◆ Your instructions:
Your answer should consist of each line below that includes the word "kWsConsumerWarps".

▬▬▬▬▬▬▬▬▬▬

# Azure/mmlspark

Hardware: NVIDIA H100
Metric: boosting_iters_per_sec (higher is better)
Workload: dtype int64 fixed-point histograms over u8 bins (fp32 gradients, fp64 split gains)

## Files before the change

mmlspark_b200/csrc/hist_kernel.cuh:

```cuda
#pragma once
#include <cstdint>
#include <cuda_runtime.h>
#include <cub/block/block_scan.cuh>

namespace b200gbm {

constexpr int kTileFeat = 32;
constexpr int kBins = 256;
constexpr int kLoBits = 18;
constexpr int kFlushRows = 1 << (32 - kLoBits);
#ifndef B200GBM_K4_EXPERIMENT
#define B200GBM_K4_EXPERIMENT 0
#endif
constexpr int kPlaneWords = kBins * kTileFeat;

struct HistWork {
  int begin;
  int count;
  int use_idx;
  int buf;
};

__global__ void __launch_bounds__(256)
k_gather_q(const HistWork* __restrict__ work, const int* __restrict__ idx0, const int* __restrict__ idx1, const int4* __restrict__ qgh,
           int4* __restrict__ qord) {
  const HistWork w = *work;
  if (!w.use_idx) return;
  const int* __restrict__ idx = w.buf ? idx1 : idx0;
  for (int i = blockIdx.x * blockDim.x + threadIdx.x; i < w.count; i += gridDim.x * blockDim.x) {
    const int p = w.begin + i;
    qord[p] = qgh[idx[p]];
  }
}

constexpr int kBoundBlockRows = 4096;
struct RowBlockBound {
  const int* prefix;
  int blocks;
};
inline int bound_blocks(int num_data) { return (num_data + kBoundBlockRows - 1) / kBoundBlockRows; }

__global__ void __launch_bounds__(256)
k_block_maxcnt(const uint8_t* __restrict__ bins, size_t rows_stride, int num_data, int num_columns, int* __restrict__ prefix) {
  __shared__ unsigned cnt[kBins * kTileFeat];
  __shared__ unsigned wmax[8];
  const int tile = blockIdx.y, tid = threadIdx.x;
  for (int e = tid; e < kBins * kTileFeat; e += blockDim.x) cnt[e] = 0u;
  __syncthreads();
  const int r0 = blockIdx.x * kBoundBlockRows, rows = min(kBoundBlockRows, num_data - r0);
  const unsigned* wp = reinterpret_cast<const unsigned*>(bins + (static_cast<size_t>(tile) * rows_stride + r0) * kTileFeat);
  for (int e = tid; e < rows * 8; e += blockDim.x) {
    const unsigned word = wp[e];
    const int c0 = (e & 7) * 4, rot = (e >> 3) & 3;
#pragma unroll
    for (int k = 0; k < 4; ++k) {
      const int kk = (k + rot) & 3;
      atomicAdd(&cnt[((word >> (8 * kk)) & 0xFFu) * kTileFeat + c0 + kk], 1u);
    }
  }
  __syncthreads();
  const int ncol = min(kTileFeat, num_columns - tile * kTileFeat);
  unsigned m = 0u;
  for (int e = tid; e < kBins * kTileFeat; e += blockDim.x)
    if ((e & (kTileFeat - 1)) < ncol) m = max(m, cnt[e]);
  m = __reduce_max_sync(0xffffffffu, m);
  if ((tid & 31) == 0) wmax[tid >> 5] = m;
  __syncthreads();
  if (tid == 0) {
    for (int i = 1; i < static_cast<int>(blockDim.x >> 5); ++i) m = max(m, wmax[i]);
    prefix[static_cast<size_t>(tile) * (gridDim.x + 1) + blockIdx.x] = static_cast<int>(m);
  }
}

__global__ void __launch_bounds__(1024) k_block_bound_prefix(int blocks, int* __restrict__ prefix) {
  using Scan = cub::BlockScan<int, 1024>;
  __shared__ typename Scan::TempStorage tmp;
  int* p = prefix + static_cast<size_t>(blockIdx.x) * (blocks + 1);
  int carry = 0;
  for (int b0 = 0; b0 < blocks; b0 += 1024) {
    const int b = b0 + threadIdx.x;
    const int v = b < blocks ? p[b] : 0;
    int ex, total;
    Scan(tmp).ExclusiveSum(v, ex, total);
    if (b < blocks) p[b] = carry + ex;
    carry += total;
    __syncthreads();
  }
  if (threadIdx.x == 0) p[blocks] = carry;
}

inline void launch_block_bound(const uint8_t* bins, size_t rows_stride, int num_data, int num_tiles, int num_columns, int* prefix,
                               cudaStream_t stream) {
  const int blocks = bound_blocks(num_data);
  if (blocks > 0) k_block_maxcnt<<<dim3(blocks, num_tiles), 256, 0, stream>>>(bins, rows_stride, num_data, num_columns, prefix);
  k_block_bound_prefix<<<num_tiles, 1024, 0, stream>>>(blocks, prefix);
}


__device__ __forceinline__ void cp_async16(void* smem, const void* gmem, bool valid) {
  unsigned s = static_cast<unsigned>(__cvta_generic_to_shared(smem));
  int sz = valid ? 16 : 0;
  asm volatile("cp.async.cg.shared.global [%0], [%1], 16, %2;\n" ::"r"(s), "l"(gmem), "r"(sz));
}
template <int N>
__device__ __forceinline__ void cp_async_wait() {
  asm volatile("cp.async.wait_group %0;\n" ::"n"(N));
}

constexpr int kWsConsumerWarps = 16;
constexpr int kWsProducerWarps = 2;
constexpr int kWsThreads = (kWsConsumerWarps + kWsProducerWarps) * 32;
constexpr int kWsStageRows = 512;
constexpr int kWsStages = 3;
constexpr int kFlushSlabBins = 32;
constexpr int kFlushRowBytes = kFlushSlabBins * 16;
constexpr int kFlushStageBytes = kTileFeat * kFlushRowBytes;
constexpr int kWsSmemBytes = 4 * kPlaneWords * 4 + kWsStages * (kWsStageRows * 32 + kWsStageRows * 16) + kFlushStageBytes + 64;
static_assert(kWsSmemBytes <= 227 * 1024, "K4 shared memory exceeds the 227 KB per block of sm_90");
static_assert(kFlushSlabBins * kTileFeat == 2 * kWsConsumerWarps * 32, "a flush slab is two (g,h) pairs per consumer thread");
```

▬▬▬▬▬▬▬▬▬▬

◆ Written solution:
constexpr int kWsConsumerWarps = 16;
constexpr int kWsThreads = (kWsConsumerWarps + kWsProducerWarps) * 32;
static_assert(kFlushSlabBins * kTileFeat == 2 * kWsConsumerWarps * 32, "a flush slab is two (g,h) pairs per consumer thread");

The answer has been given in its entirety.